» Task details
Would you tally how many lines in the records include the word "shown"? Reply with the number only.

______________________________

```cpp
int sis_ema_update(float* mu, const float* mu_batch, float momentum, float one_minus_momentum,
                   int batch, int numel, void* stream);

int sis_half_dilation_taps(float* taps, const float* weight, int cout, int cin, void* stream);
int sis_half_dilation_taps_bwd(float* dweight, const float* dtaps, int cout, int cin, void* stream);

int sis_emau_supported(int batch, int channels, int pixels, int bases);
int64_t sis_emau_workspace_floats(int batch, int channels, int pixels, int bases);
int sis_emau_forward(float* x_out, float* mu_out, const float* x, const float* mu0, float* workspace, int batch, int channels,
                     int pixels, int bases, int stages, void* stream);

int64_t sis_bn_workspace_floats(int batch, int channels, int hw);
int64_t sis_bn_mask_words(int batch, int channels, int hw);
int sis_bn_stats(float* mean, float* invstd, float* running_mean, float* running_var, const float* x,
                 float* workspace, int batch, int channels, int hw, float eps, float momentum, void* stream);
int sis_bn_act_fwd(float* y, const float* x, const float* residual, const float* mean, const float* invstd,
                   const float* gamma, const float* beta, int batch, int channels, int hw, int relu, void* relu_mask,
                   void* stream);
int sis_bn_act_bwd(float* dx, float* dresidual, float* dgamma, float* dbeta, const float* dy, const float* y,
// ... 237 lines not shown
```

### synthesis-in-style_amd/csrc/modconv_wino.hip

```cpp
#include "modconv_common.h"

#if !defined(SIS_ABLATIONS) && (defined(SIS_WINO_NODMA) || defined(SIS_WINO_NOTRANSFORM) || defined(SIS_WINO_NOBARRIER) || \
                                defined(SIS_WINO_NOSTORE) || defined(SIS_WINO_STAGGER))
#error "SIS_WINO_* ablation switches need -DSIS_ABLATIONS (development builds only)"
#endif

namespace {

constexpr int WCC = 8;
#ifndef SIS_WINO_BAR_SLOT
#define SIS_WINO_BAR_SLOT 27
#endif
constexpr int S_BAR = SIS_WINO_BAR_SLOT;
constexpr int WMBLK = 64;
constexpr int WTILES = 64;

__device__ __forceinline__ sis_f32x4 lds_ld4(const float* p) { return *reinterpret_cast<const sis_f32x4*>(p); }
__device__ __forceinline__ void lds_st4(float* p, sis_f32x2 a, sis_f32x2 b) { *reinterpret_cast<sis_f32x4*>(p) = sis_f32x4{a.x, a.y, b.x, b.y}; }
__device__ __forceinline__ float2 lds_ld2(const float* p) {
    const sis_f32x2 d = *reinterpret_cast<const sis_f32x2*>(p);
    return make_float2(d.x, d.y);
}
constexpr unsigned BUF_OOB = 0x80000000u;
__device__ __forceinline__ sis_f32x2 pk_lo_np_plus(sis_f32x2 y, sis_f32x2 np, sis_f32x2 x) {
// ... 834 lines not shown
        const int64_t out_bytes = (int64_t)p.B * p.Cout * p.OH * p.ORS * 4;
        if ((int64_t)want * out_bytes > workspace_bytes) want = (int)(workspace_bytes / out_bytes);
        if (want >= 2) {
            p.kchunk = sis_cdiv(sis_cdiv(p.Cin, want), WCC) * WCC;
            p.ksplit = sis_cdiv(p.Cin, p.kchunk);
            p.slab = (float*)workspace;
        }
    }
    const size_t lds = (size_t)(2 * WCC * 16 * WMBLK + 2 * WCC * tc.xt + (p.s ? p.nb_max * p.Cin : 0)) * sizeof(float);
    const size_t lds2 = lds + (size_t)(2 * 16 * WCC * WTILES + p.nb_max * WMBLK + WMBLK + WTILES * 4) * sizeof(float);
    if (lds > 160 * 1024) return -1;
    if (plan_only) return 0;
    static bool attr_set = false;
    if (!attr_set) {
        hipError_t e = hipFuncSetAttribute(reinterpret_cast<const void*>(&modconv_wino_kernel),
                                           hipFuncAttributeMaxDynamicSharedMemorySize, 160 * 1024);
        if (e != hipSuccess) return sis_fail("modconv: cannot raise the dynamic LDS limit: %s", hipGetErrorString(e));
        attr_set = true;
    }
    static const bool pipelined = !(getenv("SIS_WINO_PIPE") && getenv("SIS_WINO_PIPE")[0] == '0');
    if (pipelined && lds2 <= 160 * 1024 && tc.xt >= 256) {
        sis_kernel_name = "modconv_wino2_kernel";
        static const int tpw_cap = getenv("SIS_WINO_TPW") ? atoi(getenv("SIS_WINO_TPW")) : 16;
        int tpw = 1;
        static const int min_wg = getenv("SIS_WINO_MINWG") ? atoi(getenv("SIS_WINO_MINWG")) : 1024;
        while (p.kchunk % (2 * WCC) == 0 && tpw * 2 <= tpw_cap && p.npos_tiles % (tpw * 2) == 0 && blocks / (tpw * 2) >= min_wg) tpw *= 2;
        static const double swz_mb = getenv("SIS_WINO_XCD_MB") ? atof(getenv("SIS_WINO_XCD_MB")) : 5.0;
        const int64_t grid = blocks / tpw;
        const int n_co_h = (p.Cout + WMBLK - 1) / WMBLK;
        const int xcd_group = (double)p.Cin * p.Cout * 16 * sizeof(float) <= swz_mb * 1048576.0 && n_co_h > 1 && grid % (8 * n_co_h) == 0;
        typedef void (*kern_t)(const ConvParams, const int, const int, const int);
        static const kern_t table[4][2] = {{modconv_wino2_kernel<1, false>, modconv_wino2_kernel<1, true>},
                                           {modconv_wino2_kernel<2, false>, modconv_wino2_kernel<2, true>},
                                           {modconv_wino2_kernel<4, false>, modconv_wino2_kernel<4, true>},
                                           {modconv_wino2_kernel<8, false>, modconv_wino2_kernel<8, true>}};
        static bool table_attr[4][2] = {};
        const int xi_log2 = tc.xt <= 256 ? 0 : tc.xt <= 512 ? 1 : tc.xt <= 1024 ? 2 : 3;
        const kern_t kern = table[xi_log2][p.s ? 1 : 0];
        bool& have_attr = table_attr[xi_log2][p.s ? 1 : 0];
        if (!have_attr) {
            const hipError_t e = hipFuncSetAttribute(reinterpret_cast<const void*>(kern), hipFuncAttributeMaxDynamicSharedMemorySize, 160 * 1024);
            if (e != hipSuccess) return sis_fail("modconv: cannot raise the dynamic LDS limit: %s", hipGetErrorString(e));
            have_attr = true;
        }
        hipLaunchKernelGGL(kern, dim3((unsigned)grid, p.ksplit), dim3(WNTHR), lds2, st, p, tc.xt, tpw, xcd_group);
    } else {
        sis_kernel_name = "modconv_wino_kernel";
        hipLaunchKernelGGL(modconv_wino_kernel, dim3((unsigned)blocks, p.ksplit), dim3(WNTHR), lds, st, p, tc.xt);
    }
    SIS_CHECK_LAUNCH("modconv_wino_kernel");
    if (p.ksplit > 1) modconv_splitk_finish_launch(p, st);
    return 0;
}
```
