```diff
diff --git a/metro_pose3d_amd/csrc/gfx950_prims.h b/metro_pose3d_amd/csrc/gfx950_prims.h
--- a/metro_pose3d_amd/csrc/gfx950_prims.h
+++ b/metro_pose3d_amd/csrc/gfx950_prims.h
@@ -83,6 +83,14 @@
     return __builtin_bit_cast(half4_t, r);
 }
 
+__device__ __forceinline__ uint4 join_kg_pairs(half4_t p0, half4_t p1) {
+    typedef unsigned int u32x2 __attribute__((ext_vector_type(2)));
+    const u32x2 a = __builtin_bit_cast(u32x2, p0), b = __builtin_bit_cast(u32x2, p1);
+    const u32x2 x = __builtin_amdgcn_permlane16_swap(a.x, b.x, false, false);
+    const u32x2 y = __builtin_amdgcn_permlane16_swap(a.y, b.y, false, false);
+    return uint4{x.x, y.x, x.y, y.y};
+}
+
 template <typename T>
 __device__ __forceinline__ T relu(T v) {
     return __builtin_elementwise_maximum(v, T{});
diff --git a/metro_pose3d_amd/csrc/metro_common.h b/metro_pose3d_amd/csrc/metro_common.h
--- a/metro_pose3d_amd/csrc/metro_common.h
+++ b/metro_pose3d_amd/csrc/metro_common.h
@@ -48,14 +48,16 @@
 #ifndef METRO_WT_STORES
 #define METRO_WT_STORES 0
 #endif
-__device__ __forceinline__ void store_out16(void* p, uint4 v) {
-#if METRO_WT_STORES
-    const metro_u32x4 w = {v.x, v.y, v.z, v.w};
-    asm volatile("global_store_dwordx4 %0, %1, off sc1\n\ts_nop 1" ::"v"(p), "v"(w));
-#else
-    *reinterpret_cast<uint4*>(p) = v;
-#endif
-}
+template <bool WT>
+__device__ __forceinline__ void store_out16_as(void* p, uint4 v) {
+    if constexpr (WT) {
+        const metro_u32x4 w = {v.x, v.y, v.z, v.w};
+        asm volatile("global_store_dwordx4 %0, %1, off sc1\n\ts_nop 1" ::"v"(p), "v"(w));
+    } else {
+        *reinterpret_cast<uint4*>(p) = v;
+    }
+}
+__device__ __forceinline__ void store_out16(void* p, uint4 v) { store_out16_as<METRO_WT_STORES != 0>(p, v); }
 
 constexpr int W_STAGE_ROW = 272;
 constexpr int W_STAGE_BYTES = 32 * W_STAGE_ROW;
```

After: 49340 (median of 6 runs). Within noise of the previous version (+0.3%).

______________________________

» Finished exercise
2